You say that in heaven there is eternal beauty. The eternal beauty is here and now, not in heaven.
 
Be realistic: Plan for a miracle.
  • One has to reach to the absolute state of awareness: that is Zen. You cannot do it every morning for a few minutes or for half an hour and then forget all about it. It has to become like your heartbeat. You have to sit in it, you have to walk in it. Yes, you have even to sleep in it.

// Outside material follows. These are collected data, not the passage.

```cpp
template <bool TRACE, int BS = kCgBS>
__device__ __forceinline__ void trace_point(unsigned long long* trace, int point, double dep) {
  if (TRACE) {
    unsigned long long t;
    asm volatile("s_memrealtime %0\n\ts_waitcnt lgkmcnt(0)" : "=s"(t) : "v"(dep));
    if ((threadIdx.x & 63) == 0)
      trace[((size_t)blockIdx.x * (BS / 64) + (threadIdx.x >> 6)) * 4 + point] = t;
  }
}

}
```

Baseline: 1.057 billion DOF/s.

## Add dedicated halo wave and prefetch first SpMV row loads before barrier in up_w

The fused prolongation+W SpMV kernel gets an extra 64-thread wave that computes the halo prolongation rows. The main waves now run only their owned rows. Before the block barrier, the main waves also issue the first slice's column and symmetric-value loads and the residual load for the m=0 row, so those global loads overlap the barrier wait. The cost is higher register pressure from the prefetched SellFirst state, an extra wave per block, and a single wave for the halo, which may become the critical path when halos are large.

Result: slower. 1.020 billion DOF/s (-3.5%).

```diff
diff --git a/mycelium-fea-project_amd/csrc/amg.hip b/mycelium-fea-project_amd/csrc/amg.hip
--- a/mycelium-fea-project_amd/csrc/amg.hip
+++ b/mycelium-fea-project_amd/csrc/amg.hip
@@ -1338,72 +1338,105 @@
 }
 
 template <int ND, int BS, int KW>
-__global__ __launch_bounds__(BS) void k_amg_up_w(int j, int first, AmgLevD L, AmgLevD N, AmgCg cg, AmgFuseD f,
-                                                 Slot* slots, double* part) {
+__global__ __launch_bounds__(BS + (kAmgUpWHaloWave ? 64 : 0)) void k_amg_up_w(int j, int first, AmgLevD L, AmgLevD N,
+                                                                            AmgCg cg, AmgFuseD f, Slot* slots,
+                                                                            double* part) {
   extern __shared__ float ul[];
+  constexpr int UMAX = mac_unroll<ND>() << (KW - 1);
   double acc[4] = {0.0, 0.0, 0.0, 0.0};
   const AmgMatD& T = L.PT;
-  const int lane = threadIdx.x & 63;
+  const bool own = !kAmgUpWHaloWave || __builtin_amdgcn_readfirstlane((int)threadIdx.x) < BS;
   const int64_t n = cg.hi;
   const int64_t nt = (n + 2 * BS - 1) / (2 * BS);
   const float* src = N.coarsest ? N.x : N.e;
   for (int64_t tile = xcd_block(); tile < nt; tile += gridDim.x) {
     const int64_t r0 = tile * (2 * BS);
-#pragma unroll
-    for (int m = 0; m < 2; ++m) {
-      const int64_t a = r0 + m * BS + threadIdx.x;
-      if (a - lane >= n) continue;
-      const int64_t aa = a < n ? a : n - 1;
-      int64_t base;
-      int w;
-      slice_of(T, aa, base, w);
-      const int64_t i = L.pt_row[aa];
-      float y[ND];
-      vload<ND>(L.t, i, y);
-      sell_mac<ND, false, 3>(T.col, T.val32, T.npos, base, w, src, y);
-      if (a < n) {
-        vstore<ND>(cg.u, i, y);
-        vstore<ND>(ul, i - r0, y);
+    const int tid = threadIdx.x, lane = tid & 63;
+    auto halo = [&](int t, int step) {
+      const int h0 = f.hptr[tile], h1 = f.hptr[tile + 1];
+      for (int h = h0 + t; h < h1; h += step) {
+        const int64_t a = f.hpt[h], i = f.hrow[h];
+        const int sa = T.sptr[a >> 6], sb = T.sptr[(a >> 6) + 1];
+        const int64_t base = (int64_t)sa * 64 + (a & 63);
+        float y[ND];
+        vload<ND>(L.t, i, y);
+        sell_mac<ND, false, 3>(T.col, T.val32, T.npos, base, sb - sa, src, y);
+        vstore<ND>(ul, 2 * BS + (h - h0), y);
       }
-    }
-    const int h0 = f.hptr[tile], h1 = f.hptr[tile + 1];
-    for (int h = h0 + (int)threadIdx.x; h < h1; h += BS) {
-      const int64_t a = f.hpt[h], i = f.hrow[h];
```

  • I am the rich man's guru.
    • The Last Testament : Interviews with the World Press (1986) ISBN 0880502509
  • I would like that what I am doing is not lost. So I am trying in every possible way to drop all those things which in the past have been barriers for the revolution to continue and grow. I don't want anybody to stand between the individual and existence. No prayer, no priest... you alone are enough to face the sunrise, you don't need somebody to interpret for you what a beautiful sunrise it is... And this is my attitude: you are here, every individual is here, the whole existence is available. All that you need is just to be silent and listen to existence. There is no need of any religion, there is no need of any God, there is no need of any priesthood, there is no need of any organization. I trust in the individual categorically. Nobody up to now has trusted in the individual in such a way.

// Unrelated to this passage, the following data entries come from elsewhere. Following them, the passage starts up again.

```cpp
__global__ __launch_bounds__(256) void bilinear_up2_fwd_kernel(const float* u, float* out, int64_t out_bs, int C, int h,
                                                               int w) {
  const int c = blockIdx.y, n = blockIdx.z, Ho = 2 * h, Wo = 2 * w;
  const float sy = Ho > 1 ? (float)(h - 1) / (float)(Ho - 1) : 0.f, sx = Wo > 1 ? (float)(w - 1) / (float)(Wo - 1) : 0.f;
// ... 342 lines not shown
  p.g_is_d = g_is_d;
  ProfScope ps(PF_BN_BWD, 0.0, (double)N * C * H * W * (12.0 + (emask && !g_is_d ? 1.0 : 0.0)), stream);
  float* coef = static_cast<float*>(ws);
  dim3 grid(p.chunks, C, N);
  auto al16 = [](const void* q) { return (reinterpret_cast<uintptr_t>(q) & 15) == 0; };
  const bool vec = (H * W) % 4 == 0 && (g_bs % 4) == 0 && al16(g) && al16(y) && al16(dy) &&
                   (!emask || (reinterpret_cast<uintptr_t>(emask) & 3) == 0);
  WSL_LAUNCH(bnact_bwd_finalize_kernel, dim3(C), dim3(finalize_threads(nblk)), 0, stream, part, nblk, C,
             channel_major ? (int64_t)1 : (int64_t)C, channel_major ? (int64_t)nblk : (int64_t)1, (double)N * H * W, dgamma, dbeta,
             coef);
  uint32_t* pmax = dy_amax ? reinterpret_cast<uint32_t*>(coef + 2 * (size_t)C) : nullptr;
  if (vec) WSL_LAUNCH(bnact_bwd_apply4_kernel, grid, dim3(kThreads), 0, stream, p, coef, dy, pmax);
  else WSL_LAUNCH(bnact_bwd_apply_kernel, grid, dim3(kThreads), 0, stream, p, coef, dy, pmax);
  if (dy_amax) WSL_LAUNCH(amax_fold_kernel, dim3(WSL_SP_AMAX_SLOTS), dim3(kThreads), 0, stream, pmax, N * p.chunks * C, dy_amax);
  return check_launch("bnact_bwd_finish");
}

extern "C" int wsl_bnact_bwd_finish_amax(const float* g, int64_t g_bs, const float* y, const float* mean, const float* invstd,
                                         const float* gamma, const float* beta, const uint8_t* emask, float emask_scale, float* dy,
                                         float* dgamma, float* dbeta, int N, int C, int H, int W, const float* part, int nblk,
                                         int channel_major, void* ws, size_t ws_bytes, uint32_t* dy_amax, void* stream) {
  return bnact_bwd_finish_impl(g, g_bs, y, mean, invstd, gamma, beta, emask, emask_scale, dy, dgamma, dbeta, N, C, H, W, part, nblk,
                               channel_major, ws, ws_bytes, dy_amax, 0, stream);
}

extern "C" int wsl_bnact_bwd_finish_d_amax(const float* d, int64_t d_bs, const float* y, const float* mean, const float* invstd,
                                           const float* gamma, const float* beta, float* dy, float* dgamma, float* dbeta, int N, int C,
                                           int H, int W, const float* part, int nblk, int channel_major, void* ws, size_t ws_bytes,
                                           uint32_t* dy_amax, void* stream) {
  return bnact_bwd_finish_impl(d, d_bs, y, mean, invstd, gamma, beta, nullptr, 1.f, dy, dgamma, dbeta, N, C, H, W, part, nblk,
                               channel_major, ws, ws_bytes, dy_amax, 1, stream);
}

extern "C" int wsl_bnact_bwd_finish(const float* g, int64_t g_bs, const float* y, const float* mean, const float* invstd,
                                    const float* gamma, const float* beta, const uint8_t* emask, float emask_scale, float* dy,
                                    float* dgamma, float* dbeta, int N, int C, int H, int W, const float* part, int nblk,
                                    int channel_major, void* ws, size_t ws_bytes, void* stream) {
  return wsl_bnact_bwd_finish_amax(g, g_bs, y, mean, invstd, gamma, beta, emask, emask_scale, dy, dgamma, dbeta, N, C, H, W, part,
                                   nblk, channel_major, ws, ws_bytes, nullptr, stream);
}

extern "C" int wsl_feat_grad_combine_blocks(int N, int H, int W) {
  return N > 0 && H > 0 && W > 0 ? N * cdiv(((H + 1) / 2) * ((W + 1) / 2), kChunk) : 0;
}

extern "C" int wsl_feat_grad_combine_bn(const WslSrc* f, const float* ga, int64_t ga_bs, const float* gb, int64_t gb_bs,
                                        const float* gb_cmask, const float* gp, float* g, int N, int H, int W,
                                        const float* bn_mean, const float* bn_invstd, float* bn_part, void* stream) {
  WSL_REQUIRE(f && f->x && f->scale && f->shift && !f->emask && !f->cmask && g && N > 0 && H > 0 && W > 0 && f->C > 0,
              "feat_grad_combine_bn: the feature must be a plain BatchNorm + LeakyReLU source");
  WSL_REQUIRE(bn_mean && bn_invstd && bn_part, "feat_grad_combine_bn: null BatchNorm argument");
  ProfScope ps(PF_POOL_FANIN, 0.0, (double)N * f->C * H * W * (4.0 * (ga ? 1 : 0) + 4.0 * (gb ? 1 : 0) + (gp ? 1.0 : 0.0) + 8.0), stream);
  WSL_LAUNCH(feat_grad_combine_bn_kernel, dim3(cdiv(((H + 1) / 2) * ((W + 1) / 2), kChunk), f->C, N), dim3(kThreads), 0,
             stream, *f, ga, ga_bs, gb, gb_bs, gb_cmask, gp, g, H, W, bn_mean, bn_invstd, bn_part);
  return check_launch("feat_grad_combine_bn_kernel");
}

extern "C" size_t wsl_bilinear_up2_fwd_amax_ws_bytes(int N, int C, int h, int w) {
  return N > 0 && C > 0 && h > 0 && w > 0 ? sizeof(uint32_t) * (size_t)N * C * cdiv(2 * h, kUpFR) : 0;
}

extern "C" int wsl_bilinear_up2_fwd_amax(const float* u, float* out, int64_t out_bs, int N, int C, int h, int w, void* ws, size_t ws_bytes,
                                         uint32_t* amax_slots, void* stream) {
  WSL_REQUIRE(u && out && N > 0 && C > 0 && h > 0 && w > 0, "bilinear_up2_fwd: bad args");
  WSL_REQUIRE(out_bs >= (int64_t)C * 4 * h * w, "bilinear_up2_fwd: out batch stride too small");
  if (amax_slots && (!ws || ws_bytes < wsl_bilinear_up2_fwd_amax_ws_bytes(N, C, h, w))) {
// ... 55 lines not shown
```

wsl4mis_amd/csrc/wsl_net.hip:

```cpp
#include <initializer_list>

#include "wsl_seq.h"

namespace wsl {

int sp_pack_table(const PackTable& t, const int64_t* img_off_bytes, const float* params, void* imgf, void* imgd, uint32_t* amax,
                  int with_dgrad, void* stream);

static const int kFt[5] = {16, 32, 64, 128, 256};
static const float kDrop[5] = {0.05f, 0.1f, 0.2f, 0.3f, 0.5f};
constexpr int kSpMaxLayers = 40;

struct BlockRef { ConvRef c1, c2; BnRef b1, b2; };
struct BlkWs { size_t y1, y2, st1, st2; };

struct Plan {
  WslNetDesc d;
  int H[5], W[5];
  BlockRef enc[5];
  struct Dec { ConvRef c1x1[4]; BlockRef blk[4]; ConvRef out; } dec[2];
  int64_t n_param, n_enc_param, n_buf, n_bn;
  BlkWs wenc[5];
  size_t pooled[5];
  struct DecWs { size_t u[4], up[4], dcat[4], glow4; BlkWs blk[4]; } wdec[2];
  struct Scratch { size_t tmp_g, tmp_g1, tmp_dy, tmp_du, tmp_gpool, stat_part, stat_cnt, wg_ws, bn_ws, bn_coef; } scr[2];
  size_t packf, packd;
  size_t winof, winod;
  size_t spf, spd, sp_wmax, sp_dymax, sp_upmax;
  int sp;
  size_t wg_bytes, bn_bytes, bn_coef_bytes, total_floats;
  struct Region { char name[48]; size_t off, n; } regs[192];
  int nregs;
  bool want_regions = false, regs_overflow = false;
};

static void plan_block(BlockRef& k, int Ci, int Co, int64_t& po, int64_t& bo, int64_t& nbn) {
  plan_conv(k.c1, Ci, Co, 3, po);
  plan_bn(k.b1, Co, po, bo, nbn);
  plan_conv(k.c2, Co, Co, 3, po);
  plan_bn(k.b2, Co, po, bo, nbn);
// ... 234 lines not shown
  }
  const float* w = c.params + cv.w;
  int wmode = 1;
  if (wsl_conv2d_fast_ok(&dys, nullptr, g, g_bs, W)) {
    if (wsl_conv2d_wino_ok(N, H, W, cv.Co, 0, Cg, cv.ks)) w = c.ws + c.P.winod + 2 * cv.w, wmode = 5;
    else w = c.ws + c.P.packd + cv.w, wmode = 3;
  }
  int fused = 0;
  WSL_TRY(wsl_conv2d_dgrad_bn_d(&dys, w, g, g_bs, N, H, W, Cg, cv.ks, wmode, c.ws + y, c.ws + st, emask, es, c.ws + c.S().bn_ws,
                                &fused, c.stream));
  gs->nblk = fused ? wsl_conv2d_stat_blocks(N, H, W, cv.Co, Cg, cv.ks) : 0;
  gs->channel_major = 1;
  gs->g_is_d = fused == 2;
  return WSL_OK;
}
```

    • The Last Testament : Interviews with the World Press (1986)
  • Buddha declared before his death that he would be coming again after twenty-five centuries, and that his name would be Maitreya. Maitreya means the friend. Buddhas don't come back; no enlightened person ever comes back, so it is just a way of saying... What he was saying is of tremendous importance. It has nothing to do with his coming back; he cannot come back. What he meant was that the ancient relationship between the Master and the disciple would become irrelevant in twenty-five centuries. It was his clarity of perception — he was not predicting anything — just his clarity to see that as things are changing, as they have changed in the past and as they go on changing, it would take at least twenty-five centuries for the Master and disciple relationship to become out of date. Then the enlightened Master will be only the friend. I had always wanted not to be a Master to anybody. But people want a Master, they want to be disciples; hence, I played the role. It is time that I should say to you that now many of you are ready to accept me as the friend. Those who are in tune with me continuously, without any break, are the only real friends...

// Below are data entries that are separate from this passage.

__device__ static inline void mc3_put_vertex(float z, float y, float x, u32 id, u32 dest, bool between, const Mc3Final &fin,
                                             float4 *__restrict__ vrec, u32 *__restrict__ keys, u32 *__restrict__ idx)
{
    if (fin.shift) { z -= 1.0f; y -= 1.0f; x -= 1.0f; }
    if (fin.nadj > 0) {
        if (z < 0.0f) z = 0.0f;
        else if ((double)z >= (double)(fin.ncum - 1)) z = (float)fin.cum[fin.ncum - 1];
// ... 134 lines not shown
            if (sl >= MC3_FWIN) continue;
            int32_t tv[3];
#pragma unroll
            for (int j = 0; j < 3; j++) {
                const int ed = tris[3 * tI + j];
                int32_t v = id0;
                v = ed == 1 ? id1 : v; v = ed == 2 ? id2 : v; v = ed == 3 ? id3 : v; v = ed == 4 ? id4 : v;
                v = ed == 5 ? id5 : v; v = ed == 6 ? id6 : v; v = ed == 7 ? id7 : v; v = ed == 8 ? id8 : v;
                v = ed == 9 ? id9 : v; v = ed == 10 ? id10 : v; v = ed == 11 ? id11 : v; v = ed == 12 ? id12 : v;
                tv[j] = v;
            }
            sf[3 * sl] = tv[2]; sf[3 * sl + 1] = tv[1]; sf[3 * sl + 2] = tv[0];
            degen += (tv[0] == tv[1] || tv[1] == tv[2] || tv[0] == tv[2]) ? 1 : 0;
        }
        __syncthreads();
        const u32 n = 3u * (total - w0 < MC3_FWIN ? total - w0 : (u32)MC3_FWIN);
        int64_t *dst = faces + 3 * (int64_t)(fbase + w0);
        if constexpr (SLAB) {
            int64_t off_me = 0;
            for (int r = 0; r < sm.rank; ++r) off_me += sm.gathered[8 * r];
            const int64_t off_next = off_me + sm.gathered[8 * sm.rank];
            const bool ok = tot[1] <= (u64)sm.cap_v && tot[7] <= tot[1];
            const int64_t k = ok ? (int64_t)(tot[1] - tot[7]) : 0;
            for (u32 e = threadIdx.x; e < n; e += MC3_BLK) {
                const int64_t row = (int64_t)sf[e];
                const int64_t j = row - k;
                dst[e] = row < k ? row + off_me : off_next + ((sm.ids_next && j < sm.cap_top) ? (int64_t)sm.ids_next[j] : 0);
            }
        } else {
            for (u32 e = threadIdx.x; e < n; e += MC3_BLK) dst[e] = (int64_t)sf[e];
        }
        __syncthreads();
    }
    if (degen) atomicAdd((unsigned long long *)&tot[5], (unsigned long long)degen);
    if (bad) atomicAdd((unsigned long long *)&tot[6], 1ull);
}

TOMO_API int tomo_mc3_eval(const float *field, int Nz, int Ny, int Nx, int64_t pitch, int xorg, double iso,
                           const unsigned long long *vox_key, int64_t cap, const unsigned long long *tot, int z_offset,
                           uint32_t *vox_loc, int32_t *vox_til, uint8_t *vox_flags, uint16_t *vox_used, float *vox_f3,
                           float *vox_c3, uint32_t *blk3, void *stream)
{
    McGrid g;
    int rc = make_grid(g, field, Nz, Ny, Nx, pitch, xorg, iso);
    if (rc) return rc;
    if (!vox_key || !tot || !vox_loc || !vox_til || !vox_flags || !vox_used || !vox_f3 || !vox_c3 || !blk3 || cap <= 0) return TOMO_E_ARG;
    const int64_t nblk = ceil_div64(cap, MC3_BLK);
    if (nblk > 0x7fffffff) return TOMO_E_SIZE;
    hipLaunchKernelGGL(mc3_eval_kernel, dim3((unsigned)nblk), dim3(MC3_BLK), 0, (hipStream_t)stream, field, g, (const u64 *)vox_key,
                       cap, (const u64 *)tot, z_offset, vox_loc, vox_til, vox_flags, vox_used, vox_f3, vox_c3, blk3, nblk);
    return tomo_status();
}

TOMO_API int64_t tomo_mc3_sort_segments(int Nz, int Ny) { return (int64_t)(TOMO_SORT_NB(Ny) + 1) * Nz; }
TOMO_API int64_t tomo_mc3_slice_table_words(int Nz, int Ny) { return 2 * ((int64_t)Nz + 1) + tomo_mc3_sort_segments(Nz, Ny) + 1 + 3 + 8; }

TOMO_API int tomo_mc3_scan(int Nz, int Ny, int Nx, int xorg, const uint32_t *seg_aoff, const uint32_t *vox_loc, int64_t cap,
                           uint32_t *blk3, uint32_t *slice_tab, unsigned long long *tot, int64_t cap_v, int64_t cap_f,
                           void *stream)
{
    if (Nz < 2 || Ny < 2 || Nx < 2 || !seg_aoff || !vox_loc || !blk3 || !slice_tab || !tot || cap <= 0) return TOMO_E_ARG;
    if (cap_v >= 0x7fffffffll || cap_f >= 0x7fffffffll) return TOMO_E_SIZE;
    McGrid g; g.Nz = Nz; g.Ny = Ny; g.Nx = Nx; g.pitch = 0; g.xorg = xorg; g.iso = 0.0;
    g.segs_per_row = (int)tomo_mc_segments_per_row(Nx, xorg);
    hipLaunchKernelGGL(mc3_scan_kernel, dim3(1), dim3(1024), 0, (hipStream_t)stream, g, seg_aoff, vox_loc, cap, blk3,
                       ceil_div64(cap, MC3_BLK), slice_tab, (u64 *)tot, cap_v, cap_f);
    const int64_t nseg = tomo_mc3_sort_segments(Nz, Ny);
    if (nseg + 1 > 0x7fffffff) return TOMO_E_SIZE;
    hipLaunchKernelGGL(mc3_bands_kernel, dim3((unsigned)ceil_div64(nseg + 1, 256)), dim3(256), 0, (hipStream_t)stream, g, seg_aoff,
                       vox_loc, (const u32 *)blk3, ceil_div64(cap, MC3_BLK), slice_tab, (const u64 *)tot);
    return tomo_status();
}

    • The Last Testament : Interviews with the World Press (1986) ISBN 0880502509
  • I have never been a celibate. If people believe so, that is their foolishness. I have always loved women — and perhaps more women than anybody else. You can see my beard: it has become grey so quickly because I have lived so intensely that I have compressed almost two hundred years into fifty.
    • The Last Testament : Interviews with the World Press (1986)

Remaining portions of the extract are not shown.